At first glance, one might wonder why they consider the percentage of students in the bottom 50% of their class – wouldn’t it be clearer to consider the percentage of students in the top 50% of their class?

Anyway, the data sheet shows the following:

–	1981-1982	1990-1991	% Change
Percentage of Freshmen
in the Bottom 50% of High	9.4 %	6.9 %	(26.6 %)
School Graduating Class

This is supposed to impress you – the percentage of students in the bottom half of their high school class decreased by 26.6 % in the nine-year period.

But what if we considered instead the percentage of students in the top half of the class – we get the following table:

–	1981-1982	1990-1991	% Change
Percentage of Freshmen
in the Top 50% of High	90.6 %	93.1 %	2.8 %
School Graduating Class

We see that the percentage of freshmen in the top half increased by 2.8 %. This doesn’t sound that impressive, so I think I know now why the President’s Office decided to consider the percentage in the bottom half.

But wait – it shouldn’t matter if we consider the percentage of freshmen in the top half or the percentage in the bottom half. Why should our measure of change depend on this arbitrary definition?

In this lecture, we’ll talk about accurate and effective ways of comparing proportions. This type of data suffers from the “change in variability” problem that we saw earlier in our comparison of batches and deserves an appropriate reexpression.

23.2 Meet the Data

The Office of Undergraduate Admissions collects data on the high school ranks of regularly admitted undergraduate students. Using the admissions data, the Office of Institutional Research has the following table that shows the number and % of students in different high school ranks for the past five years.

–	1996		1997		1998		1999		2000
HS Rank	N	%	N	%	N	%	N	%	N	%
90% - 100%	321	13.3	345	14.2	390	13.0	373	12.3	357	12.1
80%-89%	434	18	356	14.7	486	16.2	504	16.6	430	14.6
70%-79%	396	16.4	387	15.9	482	16.0	478	15.7	459	15.6
60%-69%	395	16.4	393	16.2	485	16.1	518	17.0	470	16.0
50%-59%	377	15.6	366	15.1	458	15.2	439	14.4	490	16.7
Below 50%	493	20.4	581	23.9	704	23.4	727	23.9	736	25.0
Total	2416	100	2428	100	3005	100	3039	100	2942	100

We will focus here on the table of percentages.

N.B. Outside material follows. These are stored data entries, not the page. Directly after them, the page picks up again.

template <int TBN, int NST, class Probe = IgemmNoProbe>
__global__ __launch_bounds__(TBN * 2, (TBN == 256) ? 1 : 2) void igemm_nt_mod_kernel(
    const int8_t* __restrict__ A, const int8_t* __restrict__ B, uint8_t* C, int64_t ldc, int kslabs_i, int modulus,
    const IgemmProd p, const int* __restrict__ slist, const int* __restrict__ scnt, const IgemmZ zb) {
  Probe probe;
  probe.tile_start();
  if (gridDim.z > 1) {
    A += blockIdx.z * zb.sA;
    B += blockIdx.z * zb.sB;
    C += blockIdx.z * zb.sC;
    modulus = zb.m[blockIdx.z];
  }
  static_assert(TBN == 256 || TBN == 128, "tile width");
  static_assert(NST >= 3 && NST <= 5, "ring depth 3..5 (the tail is written out for these)");
  constexpr int NW = TBN / 32;
  constexpr int WC = TBN / 64;
  constexpr int B_OP = TBN * IBK;
  constexpr int STG = I_OP + B_OP;
  constexpr int AP = IBM / NW / 16;
  constexpr int BPW = TBN / NW / 16;
  constexpr int PPW = AP + BPW;
  __shared__ __attribute__((aligned(16))) int8_t smem[NST * STG];
  const int bj = blockIdx.x;
  const int bi = p.bi0 + (int)(gridDim.y - 1 - blockIdx.y);
  const int i0 = bi * IBM, j0 = bj * TBN;
  const int jb = p.b_rb0 + j0 / IBN, jr = j0 % IBN;
  const int ke = min(p.k_cap, (bi - p.k_bi0 + 1) * IBM);
  const bool afold = bi >= p.a_fold;
  const int arb = afold ? bi - p.a_fold : bi, as0 = afold ? p.a_fold_slab0 : p.a_slab0;
  const int tid = threadIdx.x, lane = tid & 63, wid = __builtin_amdgcn_readfirstlane(tid >> 6);
  const int wr = wid / WC, wc = wid % WC;
  const int l16 = lane & 15, lq = lane >> 4;
  const int64_t kslabs = kslabs_i;
  const int8_t* Ap = A + ((int64_t)arb * kslabs + as0) * I_OP;
  const bool alias = jb >= p.alias_rb;
  const int alias_ks = p.alias_ks;
  const int8_t* Bp = B + ((int64_t)jb * kslabs + p.b_slab0) * I_OP + jr * IBK;
  const int8_t* Bq = B + ((int64_t)(alias ? jb - p.alias_rb : 0) * kslabs + alias_ks) * I_OP + jr * IBK;
  int nsl = ke / IBK;
  const int* sl = nullptr;
  if (slist != nullptr) {
    const int* cn = scnt + (int64_t)jb * (kslabs / 4 + 1) + p.b_slab0 / 4;
    const int c0 = cn[0], c = cn[ke / IBM] - c0;
    if (c == 0 || c >= NST - 1) {
      nsl = c;
      sl = slist + (int64_t)jb * kslabs + c0;
    }
  }
  if constexpr (!Probe::kKLoop) nsl = 0;

  const int bias = (int)ozaki_acc_bias(p.k_cap, modulus);
  i4v acc[8][4];
#pragma unroll
  for (int mi = 0; mi < 8; ++mi)
#pragma unroll
    for (int ni = 0; ni < 4; ++ni) acc[mi][ni] = i4v{bias, bias, bias, bias};

  const int drow = lane >> 2, dchunk = lane & 3;
  const __amdgpu_buffer_rsrc_t rA =
// ... 65 lines not shown
  typedef const __attribute__((address_space(4))) int* const_int_ptr;
  const int b_slab0 = p.b_slab0;
  auto slab = [&](int s) -> int { return sl ? ((const_int_ptr)sl)[min(s, nsl - 1)] - b_slab0 : s; };
  if (nsl > 0) {
#pragma unroll
    for (int q = 0; q < NST - 1; ++q) issue(slab(q), q);
    int knext = slab(NST - 1);
    vmwait_barrier<PPW, Probe::kBarrier>(std::integral_constant<int, NST - 2>{});
    i4v bA[4], a0A[4], bB[4], a0B[4], a1[4];
    if constexpr (!Probe::kLdsRead)
      for (int u = 0; u < 4; ++u) bA[u] = a0A[u] = bB[u] = a0B[u] = a1[u] = i4v{lane, u, wid, 1};
    readb(0, bA);
    reada(0, 0, a0A);
    __builtin_amdgcn_sched_barrier(0);
    probe.ring_filled();
    constexpr int LAST = -1;
    auto step = [&](auto dma_c, auto w_c, int s, i4v (&b)[4], i4v (&a0)[4], i4v (&bn)[4], i4v (&a0n)[4]) {
      constexpr bool dma = decltype(dma_c)::value;
      constexpr int w = decltype(w_c)::value;
      const int st = s % NST;
      if constexpr (dma) {
        issue(knext, (s + NST - 1) % NST);
        knext = slab(s + NST);
      }
      reada(st, 1, a1);
      asm volatile("s_waitcnt lgkmcnt(4)" ::: "memory");
      __builtin_amdgcn_sched_barrier(0);
      mfmas(0, a0, b);
      __builtin_amdgcn_sched_barrier(0);
      if constexpr (w != LAST) {
        if constexpr (dma) probe.template before_wait<PPW * w>();
        vmwait_barrier<PPW, Probe::kBarrier>(w_c);
        if constexpr (dma) probe.after_barrier();
        const int st1 = (s + 1) % NST;
        readb(st1, bn);
        reada(st1, 0, a0n);
        asm volatile("s_waitcnt lgkmcnt(8)" ::: "memory");
      } else {
        asm volatile("s_waitcnt lgkmcnt(0)" ::: "memory");
      }
      __builtin_amdgcn_sched_barrier(0);
      mfmas(1, a1, b);
      __builtin_amdgcn_sched_barrier(0);
    };
    using T_ = std::true_type;
    using F_ = std::false_type;
    using W_FULL = std::integral_constant<int, NST - 2>;
    const int m = nsl - (NST - 1);
    int s = 0;
    for (; s + 1 < m; s += 2) {
      step(T_{}, W_FULL{}, s, bA, a0A, bB, a0B);
      step(T_{}, W_FULL{}, s + 1, bB, a0B, bA, a0A);
    }
    if (s < m) {
      step(T_{}, W_FULL{}, s, bA, a0A, bB, a0B);
      ++s;
#pragma unroll
      for (int u = 0; u < 4; ++u) {
        bA[u] = bB[u];
        a0A[u] = a0B[u];
      }
    }
    probe.ring_tail();
    if constexpr (NST == 5) {
      step(F_{}, std::integral_constant<int, 2>{}, s, bA, a0A, bB, a0B);
      step(F_{}, std::integral_constant<int, 1>{}, s + 1, bB, a0B, bA, a0A);
      step(F_{}, std::integral_constant<int, 0>{}, s + 2, bA, a0A, bB, a0B);
      step(F_{}, std::integral_constant<int, LAST>{}, s + 3, bB, a0B, bA, a0A);
    } else if constexpr (NST == 4) {
      step(F_{}, std::integral_constant<int, 1>{}, s, bA, a0A, bB, a0B);
      step(F_{}, std::integral_constant<int, 0>{}, s + 1, bB, a0B, bA, a0A);
      step(F_{}, std::integral_constant<int, LAST>{}, s + 2, bA, a0A, bB, a0B);
    } else {
      step(F_{}, std::integral_constant<int, 0>{}, s, bA, a0A, bB, a0B);
      step(F_{}, std::integral_constant<int, LAST>{}, s + 1, bB, a0B, bA, a0A);
    }
    asm volatile("s_waitcnt lgkmcnt(0)\n\ts_barrier" ::: "memory");
  }
  probe.before_epilogue();
  uint8_t* T = reinterpret_cast<uint8_t*>(smem);
  constexpr int TP = IBM + 16;
  static_assert(TBN * TP <= NST * STG, "epilogue image fits the ring");
  const OzModConsts mc = ozaki_mod_consts(modulus);
  constexpr int NP = (IBM * TBN / 16) / (TBN * 2);
  auto epilogue = [&](auto add_c) {
    constexpr bool add = decltype(add_c)::value;
    if constexpr (add) {
      const uint8_t* Cp = C + (int64_t)(p.add_col0 + j0) * ldc + i0;
      i4v pv[NP];
#pragma unroll
      for (int q = 0; q < NP; ++q) {
        const int id = tid + TBN * 2 * q;
        pv[q] = __builtin_nontemporal_load(reinterpret_cast<const i4v*>(Cp + (int64_t)(id >> 4) * ldc + 16 * (id & 15)));
      }
#pragma unroll
      for (int q = 0; q < NP; ++q) {
        const int id = tid + TBN * 2 * q;
        *reinterpret_cast<i4v*>(T + (id >> 4) * TP + 16 * (id & 15)) = pv[q];
      }
      __syncthreads();
    }
#pragma unroll
    for (int mi = 0; mi < 8; ++mi)
#pragma unroll
      for (int ni = 0; ni < 4; ++ni) {
        const int rloc = wr * 128 + mi * 16 + 4 * lq;
        const int cloc = wc * 64 + ni * 16 + l16;
        uint32_t* t = reinterpret_cast<uint32_t*>(T + cloc * TP + rloc);
        uint32_t prior = 0;
        if constexpr (add) prior = *t;
        uint32_t pk = 0;
#pragma unroll
        for (int u = 0; u < 4; ++u)
          pk |= ozaki_mod_u32((uint32_t)acc[mi][ni][u] + ((prior >> (8 * u)) & 0xffu), mc) << (8 * u);
        *t = pk;
      }
  };
  if (p.add_col0 >= 0) epilogue(std::true_type{});
  else epilogue(std::false_type{});
  __syncthreads();
  uint8_t* Cc = C + (int64_t)(p.c_col0 + j0) * ldc + i0;
#pragma unroll
  for (int q = 0; q < NP; ++q) {
    const int id = tid + TBN * 2 * q;
    const int cloc = id >> 4, ch = id & 15;
    const i4v v = *reinterpret_cast<const i4v*>(T + cloc * TP + 16 * ch);
    __builtin_nontemporal_store(v, reinterpret_cast<i4v*>(Cc + (int64_t)cloc * ldc + 16 * ch));
  }
  probe.after_store();
}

HS Rank	1996	1997	1998	1999
90% - 100%	13.3	14.2	13.0	12.3
80%-89%	18	14.7	16.2	16.6
70%-79%	16.4	15.9	16.0	15.7
60%-69%	16.4	16.2	16.1	17.0
50%-59%	15.6	15.1	15.2	14.4
Below 50%	20.4	23.9	23.4	23.9
Total	100	100	100	100

The objective here is to get an overall sense how the percentages are changing over the 5-year period. Certain low and high percentages might attract our eye (the 25.0% of students in the bottom half of the HS class in 2000 certainly seems high), but that’s just an isolated value and may not reflect the general pattern of change across years.

23.3 Counted Fractions

To start off, how do we obtain data that is a fraction? This fraction is found by taking a COUNT and dividing by a total number. So \[ FRACTION = \frac{COUNT}{TOTAL}. \] We call these data counted fractions, since the numerator of the fraction is some type of count.

In many cases, we create these counts by cutting continuous data. Our data is this type. A student’s high school rank is a percentage between 0 and 100, and we are cutting this in different places (90, 80, and so on) to get the fractions in the above table.

23.4 Started Counts and Split Counts

Suppose that we sampled 20 students and all of them were in the bottom 90% of their high school class. So the fraction of students in the top 10% of their class is \[ \frac{0}{20} = 0. \] This answer is a bit unsatisfactory, since we know that if we kept on sampling, we would find some students in the top 10% of their class. So we want to adjust our numerator in our fraction for the possibility that some would fall in this class. We adjust the counts of “in the top 10%” and “not in the top 10%” (that is, the two classifications), by adding 1/6 to each type. Then the fraction of students in the top 10% would be \[ \frac{0 + 1/6}{20 + 1/3}. \]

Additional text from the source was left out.